# Thread: Calculus problem(I have attached the picture of the question)

2. ## Re: Calculus problem(I have attached the picture of the question)

The question is asking you to use implicit differentiation. Have you covered implicit differentiation? For part (b), you should plug in $x=1$ to the equation to find all values for $y$ that satisfy the equation (you will have an easily solvable quadratic equation). Once you find the two values of $y$ that satisfy the equation, you will have two points to find the derivative.

Please identify specifically where you are having trouble with this problem. I can easily come up with a solution, but it may not address your specific area of concern.

3. ## Re: Calculus problem(I have attached the picture of the question)

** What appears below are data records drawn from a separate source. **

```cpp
extern "C" int fsvit_encoder_profile_end(void* hv, fsvit_prof_rec* out, int max_recs, int* n_out) {
  EngineBase* h = static_cast<EngineBase*>(hv);
  if (!h || !out || !n_out) return fail(FSVIT_ERR_ARG, "null argument");
  h->profiling = false;
  std::vector<fsvit_prof_rec> agg;
  hipEvent_t freed = nullptr;
  for (ProfEntry& e : h->prof) {
    HIP_TRY(hipEventSynchronize(e.e1));
    float ms = 0.f;
    HIP_TRY(hipEventElapsedTime(&ms, e.e0, e.e1));
    size_t k = 0;
    for (; k < agg.size(); ++k)
      if (e.layer == agg[k].layer && e.kernel == agg[k].kernel_id) break;
    if (k == agg.size()) {
      fsvit_prof_rec r;
      memset(&r, 0, sizeof(r));
      snprintf(r.layer, sizeof(r.layer), "%s", e.layer.c_str());
      r.kernel_id = e.kernel;
      agg.push_back(r);
    }
    agg[k].flops += e.flops;
    agg[k].ms += ms;
    agg[k].launches += 1;
  }
  for (ProfEntry& e : h->prof) {
    if (e.e0 != freed) (void)hipEventDestroy(e.e0);
    (void)hipEventDestroy(e.e1);
    freed = e.e1;
  }
  h->prof.clear();
  h->prof_last = nullptr;
  *n_out = (int)agg.size();
  if ((int)agg.size() > max_recs) return fail(FSVIT_ERR_ARG, "profile has %zu records, buffer holds %d", agg.size(), max_recs);
  for (size_t i = 0; i < agg.size(); ++i) out[i] = agg[i];
  return 0;
}

struct VitBlock {
  Layer qkv, proj, fc1, fc2;
  void* mlp_img = nullptr;
  float* mlp_b1 = nullptr;
  void* qkv_img = nullptr;
  void* attn_img = nullptr;
};

struct fsvit_vit : EngineBase {
  fsvit_vit_cfg cfg;
  int D = 0, S = 0, np = 0, npw = 0, Kp = 0, hd = 0, hdp = 0, hid = 0;
  Layer pe;
  float *pos_patch = nullptr;
  float *cls_pos0 = nullptr;
  float *ng = nullptr, *nb = nullptr;
  std::vector<VitBlock> blocks;
};

namespace {

std::vector<double> add_vec(const std::vector<double>& a, const float* b, int n) {
  std::vector<double> r(n);
  for (int i = 0; i < n; ++i) r[i] = a[i] + (double)b[i];
  return r;
}

int pack_vit_blocks(EngineBase* h, const SD& sd, int depth, int D, int heads, int hd, int hdp, int hid, int S, bool qkv_bias, double res_scale,
                    std::vector<VitBlock>* blocks_out) {
  std::vector<VitBlock>& blocks = *blocks_out;
  std::vector<int> rowmap(3 * heads * hd), colmap(heads * hd);
  for (int x = 0; x < 3; ++x)
    for (int y = 0; y < heads; ++y)
// ... 370 lines not shown
```

few-shot-vit_amd/csrc/kernels_decl.inc:

```
namespace FSVIT_DECL_NS {
using namespace fsvit_types;


int launch_im2col27(const float* x_nchw, void* out, int B, int H, int W, int OH, int OW, int dtype, hipStream_t s);
bool stem_conv1_supported(int dtype, int img, int C0);
int launch_stem_conv1(const float* x_nchw, void* patches, void* c1, const void* w, int kw, const float* bias, int B, hipStream_t s, int c1_planar = 0);
int launch_maxpool2_pos(const void* in, const float* pos, void* out, int B, int OH, int OW, int C, int dtype, hipStream_t s);

int launch_attention(const void* qkv, void* ctx, int B, int S, int heads, int hdp, float scale, int dtype, hipStream_t s);
int attention_route(int S, int hdp, int dtype);
size_t attention_lds_bytes(int S, int hdp, int dtype);
int attention_padded_head_dim(int hd, int S, int dtype);

int launch_pool_affine(const void* x, const float* scale, const float* shift, float* feat, int B, int HW, int C, int dtype, hipStream_t s);

bool stage1_ring_supported(int dtype, int C1, int hid, int group, int H1);
int launch_stage1_ring(const void* x, void* y, const void* w1, const float* b1, const void* w2, const void* w3, int B, int H, int W, hipStream_t s, const void* w3s = nullptr);
int launch_stage1_ring16(const void* x, void* y, const void* w1, const float* b1, const void* w2, const void* w3, int B, int H, int W, hipStream_t s);
int launch_stage1_w4(const void* x, void* y, const void* w1, const float* b1, const void* w2, const void* w3, int B, int H, int W, hipStream_t s, const void* w3s = nullptr);
int launch_stage1_w4_prescale(const void* w, void* ws, int n, hipStream_t s);
int launch_stage1_ring_block_train(const void* x, void* out, const void* w1f, const float* b1f, const void* w2, const void* w3, void* h1, void* g1, void* h2, void* g2,
                                   void* xn, const float* sa, const float* sb, const float* scale, float* stats, int B, int H, int W, hipStream_t s);
int launch_stage1_ring_dgrad(const void* dz3, void* dxn, const void* w3t, const void* w2t, const void* w1t, const void* g2, const void* g1, void* dz2, void* dz1,
                             int B, int H, int W, hipStream_t s);

bool mlp_rows_supported(int dtype, int C, int hid);
bool mlp_rows_proj_supported(int C, int hid, int KC);
size_t mlp_rows_image_bytes(int C, int hid, int KC);
int launch_mlp_pack(const void* w1, int k1w, const float* b1, const void* w2, int k2w, const void* wp, int kpw, int KC, void* wimg, float* b1img, int C,
                    int hid, hipStream_t s);
int launch_mlp_rows(const void* x, void* y, const void* wimg, const float* b1img, const float* b2, const void* ctx, int KC, int M, int C, int hid,
                    hipStream_t s);
bool mlp_rows_ln_supported(int dtype, int C, int hid, int KC);
int launch_mlp_rows_ln(const void* x, void* y, const void* wimg, const float* b1img, const float* bproj, const float* b2, const void* ctx, int KC, int M,
                       int C, int hid, float eps, hipStream_t s);

bool ln_gemm_rows_supported(int dtype, int C, int N);
size_t ln_gemm_rows_image_bytes(int C, int N);
int launch_ln_gemm_pack(const void* w, int kw, void* wimg, int C, int N, hipStream_t s);
int launch_ln_gemm_rows(const void* x, void* y, const void* wimg, const float* bias, int M, int C, int N, float eps, hipStream_t s);
bool gemm_rows_supported(int dtype, int C, int N);
int launch_gemm_rows(const void* x, void* y, const void* wimg, const float* bias, int M, int C, int N, hipStream_t s);

bool patch_embed_rows_supported(int dtype, int Ci, int H, int N);
int launch_patch_embed_rows(const void* x, void* y, const void* wimg, const float* bias, const float* pos, int B, int H, int Ci, int N, hipStream_t s);

bool qkv_attn_rows_supported(int dtype, int C, int heads, int hdp, int S);
int launch_qkv_attn_rows_pack(const void* w, int kw, void* wimg, int C, int heads, int hdp, hipStream_t s);
int launch_qkv_attn_rows(const void* x, void* ctx, const void* wimg, const float* bias, int B, int S, int C, int heads, int hdp, float scale, hipStream_t s);
bool vit_attn_rows_supported(int dtype, int C, int heads, int hdp, int S);
int launch_vit_attn_rows(const void* x, void* ctx, const void* wimg, const float* bias, int B, int S, int C, int heads, int hdp, float eps, float scale, hipStream_t s);

bool qkv_attn_supported(int dtype, int C, int heads, int hdp, int S);
size_t qkv_attn_image_bytes();
int launch_qkv_attn_pack(const void* w, int kw, void* img, hipStream_t s);
int launch_qkv_attn(const void* x, void* ctx, const void* wimg, const float* bias, int B, int S, float scale, hipStream_t s);

int launch_tokens_to_f32(const void* in, const float* scale, const float* shift, float* out, size_t n, int C, int dtype, hipStream_t s);
int launch_add_f32_into(void* inout, const float* add, size_t n, int dtype, hipStream_t s);

int launch_patchify(const float* x_nchw, void* out, int B, int img, int p, int Kp, int dtype, hipStream_t s);
int launch_cls_pos(const float* cls_plus_pos0, void* tokens, int B, int S, int D, int dtype, hipStream_t s);
int launch_layernorm(const void* x, void* y, int M, int D, float eps, int dtype, hipStream_t s);
int launch_final_ln_cls(const void* tokens, const float* gamma, const float* beta, float* feat, int B, int S, int D, float eps, int dtype, hipStream_t s);
int launch_final_ln_map(const void* tokens, const float* gamma, const float* beta, float* feat, float* map, int B, int S, int D, float eps, int dtype, hipStream_t s);

bool wgrad3x3_supported(int dtype, int O, int Ig, int groups, int W);
size_t wgrad3x3_scratch_bytes(int O, int Ig, int groups, int M, int dtype = 1);
bool wgrad1x1_supported(int dtype, int N, int C);
int wgrad1x1_splits(int N, int C, int M, int dtype = 1);
int launch_wgrad1x1(const void* x, int xld, int C, const void* dz, int zld, int N, float* y, int M, int Kc_pad, hipStream_t s, int dtype = 1);
bool gconv3x3_supported(int dtype, int O, int Ig, int groups, int KH, int KW, int stride, int pad, int W);
int launch_gconv3x3(const void* x, const void* w_packed, int Kw, void* y, int B, int H, int W, hipStream_t s, void* y2 = nullptr, const void* mul = nullptr);
int launch_wgrad3x3(const void* x, int xld, const void* dz, int zld, float* dw, float* scratch, int B, int H, int W, int O, int Ig, int groups, hipStream_t s,
                    int* defer = nullptr, int dtype = 1);

}
```

few-shot-vit_amd/csrc/stem.hip:

```cpp
#include "fsvit_common.h"
#include "kernels.h"

namespace FSVIT_NS {

template <typename T>
__global__ __launch_bounds__(256) void im2col27_kernel(const float* __restrict__ x, T* __restrict__ out,
                                                       int B, int H, int W, int OH, int OW) {
  const int m = blockIdx.x * 256 + threadIdx.x;
  const int M = B * OH * OW;
  if (m >= M) return;
  const int b = m / (OH * OW);
  const int rem = m - b * OH * OW;
  const int oy = rem / OW, ox = rem - oy * OW;
  const float* xb = x + (size_t)b * 3 * H * W;
  float v[32];
#pragma unroll
  for (int ky = 0; ky < 3; ++ky) {
    const int iy = oy * 2 - 1 + ky;
#pragma unroll
    for (int kx = 0; kx < 3; ++kx) {
      const int ix = ox * 2 - 1 + kx;
      const bool ok = (unsigned)iy < (unsigned)H && (unsigned)ix < (unsigned)W;
#pragma unroll
      for (int c = 0; c < 3; ++c)
        v[(ky * 3 + kx) * 3 + c] = ok ? xb[(size_t)c * H * W + (size_t)iy * W + ix] : 0.0f;
    }
  }
#pragma unroll
  for (int k = 27; k < 32; ++k) v[k] = 0.0f;
  T* o = out + (size_t)m * 32;
#pragma unroll
  for (int k = 0; k < 32; k += 4) store4<T>(o + k, f32x4{v[k], v[k + 1], v[k + 2], v[k + 3]});
}

template <typename T>
__global__ __launch_bounds__(256) void maxpool2_pos_kernel(const T* __restrict__ in, const float* __restrict__ pos,
                                                           T* __restrict__ out, int B, int OH, int OW, int C) {
  const int c4 = C / 4;
  const size_t total = (size_t)B * OH * OW * c4;
  for (size_t idx = (size_t)blockIdx.x * 256 + threadIdx.x; idx < total; idx += (size_t)gridDim.x * 256) {
    const int cq = (int)(idx % c4);
    const size_t pix = idx / c4;
    const int ox = (int)(pix % OW);
    const size_t t2 = pix / OW;
    const int oy = (int)(t2 % OH);
    const size_t b = t2 / OH;
    const int W = OW * 2;
    const T* p00 = in + ((b * OH * 2 + oy * 2) * W + ox * 2) * C + cq * 4;
    f32x4 a = load4<T>(p00), b1 = load4<T>(p00 + C), c1 = load4<T>(p00 + (size_t)W * C), d = load4<T>(p00 + (size_t)W * C + C);
    f32x4 v;
#pragma unroll
    for (int e = 0; e < 4; ++e) v[e] = fmaxf(fmaxf(a[e], b1[e]), fmaxf(c1[e], d[e]));
    if (pos) v += *reinterpret_cast<const f32x4*>(pos + (size_t)(oy * OW + ox) * C + cq * 4);
    store4<T>(out + pix * C + cq * 4, v);
  }
}

namespace stem1 {
constexpr int IMG = 80, OH = 40, ROWS = 8;
constexpr int IR = 2 * ROWS + 1, LPAD = 4, ICP = IMG + 2 * LPAD;
constexpr int PLANE = IR * ICP;
constexpr int NW = 4;
}

__global__ __launch_bounds__(stem1::NW * 64) void stem_conv1_kernel(const float* __restrict__ x, bf16* __restrict__ patches, bf16* __restrict__ c1,
                                                                    const bf16* __restrict__ w, const int kw, const float* __restrict__ bias, const int c1_planar) {
  using namespace stem1;
  __shared__ __attribute__((aligned(16))) bf16 tile[3 * PLANE];
  const int t = threadIdx.x, lane = t & 63, wave = t >> 6;
  const int m = lane & 15, lq = lane >> 4;
  const int b = blockIdx.x / (OH / ROWS), strip = blockIdx.x % (OH / ROWS);
  const int oy0 = strip * ROWS, iy0 = 2 * oy0 - 1;
  const float* xb = x + (size_t)b * 3 * IMG * IMG;

  for (int i = t; i < 3 * IR * (IMG / 4); i += NW * 64) {
    const int c = i / (IR * (IMG / 4)), r = (i / (IMG / 4)) % IR, q4 = i % (IMG / 4);
    const int iy = iy0 + r;
    f32x4 v = {0.f, 0.f, 0.f, 0.f};
    if (iy >= 0 && iy < IMG) v = *reinterpret_cast<const f32x4*>(xb + ((size_t)c * IMG + iy) * IMG + q4 * 4);
    *reinterpret_cast<bf16x4*>(tile + c * PLANE + r * ICP + LPAD + q4 * 4) = bf16x4{(bf16)v[0], (bf16)v[1], (bf16)v[2], (bf16)v[3]};
  }
  for (int i = t; i < 3 * IR; i += NW * 64)
    *reinterpret_cast<bf16x4*>(tile + (i / IR) * PLANE + (i % IR) * ICP) = bf16x4{(bf16)0.0f, (bf16)0.0f, (bf16)0.0f, (bf16)0.0f};
  u32x4 wf[4];
  f32x4 bv[4];
#pragma unroll
  for (int ct = 0; ct < 4; ++ct) {
    const int p = ct >> 1, hh = ct & 1;
    wf[ct] = *reinterpret_cast<const u32x4*>(w + (size_t)(32 * p + 8 * (m >> 2) + 4 * hh + (m & 3)) * kw + 8 * lq);
    bv[ct] = bias ? *reinterpret_cast<const f32x4*>(bias + 32 * p + 8 * lq + 4 * hh) : f32x4{0.f, 0.f, 0.f, 0.f};
  }
  int koff[8];
#pragma unroll
  for (int j = 0; j < 8; ++j) {
    const int k = 8 * lq + j, tap = k / 3, c = k - 3 * tap;
    koff[j] = k < 27 ? c * PLANE + (tap / 3) * ICP + (tap % 3) : -1;
  }
  __syncthreads();

  const size_t prow0 = ((size_t)b * OH + oy0) * OH;
  for (int tl = wave; tl < ROWS * OH / 16; tl += NW) {
    const int pix = tl * 16 + m, oy = pix / OH, ox = pix - oy * OH;
    const int org = (2 * oy) * ICP + 2 * ox + LPAD - 1;
    unsigned short e[8];
#pragma unroll
    for (int j = 0; j < 8; ++j) e[j] = koff[j] >= 0 ? __builtin_bit_cast(unsigned short, tile[org + koff[j]]) : (unsigned short)0;
    const u32x4 pf = {(unsigned)e[0] | ((unsigned)e[1] << 16), (unsigned)e[2] | ((unsigned)e[3] << 16), (unsigned)e[4] | ((unsigned)e[5] << 16),
                      (unsigned)e[6] | ((unsigned)e[7] << 16)};
    *reinterpret_cast<u32x4*>(patches + (prow0 + pix) * 32 + 8 * lq) = pf;
#pragma unroll
    for (int p = 0; p < 2; ++p) {
      const f32x4 a0 = mma_chunk<bf16>(wf[2 * p], pf, bv[2 * p]), a1 = mma_chunk<bf16>(wf[2 * p + 1], pf, bv[2 * p + 1]);
      bf16x8 o;
#pragma unroll
      for (int q = 0; q < 4; ++q) {
        o[q] = (bf16)fmaxf(a0[q], 0.1f * a0[q]);
        o[4 + q] = (bf16)fmaxf(a1[q], 0.1f * a1[q]);
      }
      if (c1_planar) *reinterpret_cast<bf16x8*>(c1 + ((((size_t)b * OH + oy0 + oy) * 8 + 4 * p + lq) * OH + ox) * 8) = o;
      else *reinterpret_cast<bf16x8*>(c1 + (prow0 + pix) * 64 + 32 * p + 8 * lq) = o;
    }
  }
}

bool stem_conv1_supported(int dtype, int img, int C0) { return dtype == 1 && img == stem1::IMG && C0 == 64; }

int launch_stem_conv1(const float* x, void* patches, void* c1, const void* w, int kw, const float* bias, int B, hipStream_t s, int c1_planar) {
  if (B <= 0) return 0;
  hipLaunchKernelGGL(stem_conv1_kernel, dim3(B * (stem1::OH / stem1::ROWS)), dim3(stem1::NW * 64), 0, s, x, (bf16*)patches, (bf16*)c1, (const bf16*)w, kw, bias, c1_planar);
  return (int)hipGetLastError();
}
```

The equation is $\displaystyle 3x- 2y^2e^{x- 1}= 2$ and you want to determine $\displaystyle \frac{dy}{dx}$. Do you know what the derivative of "3x", with respect to x, is? What about the derivative of "2"? To differentiate the term $\displaystyle 2y^2e^{x- 1}$ you can use the "product rule" first. $\displaystyle (2y^2e^{x- 1})'= 2y^2(e^{x- 1})'+ 2(y^2)'(e^{x- 1})$. To differentiate $\displaystyle y^2$, with respect to x, use the chain rule.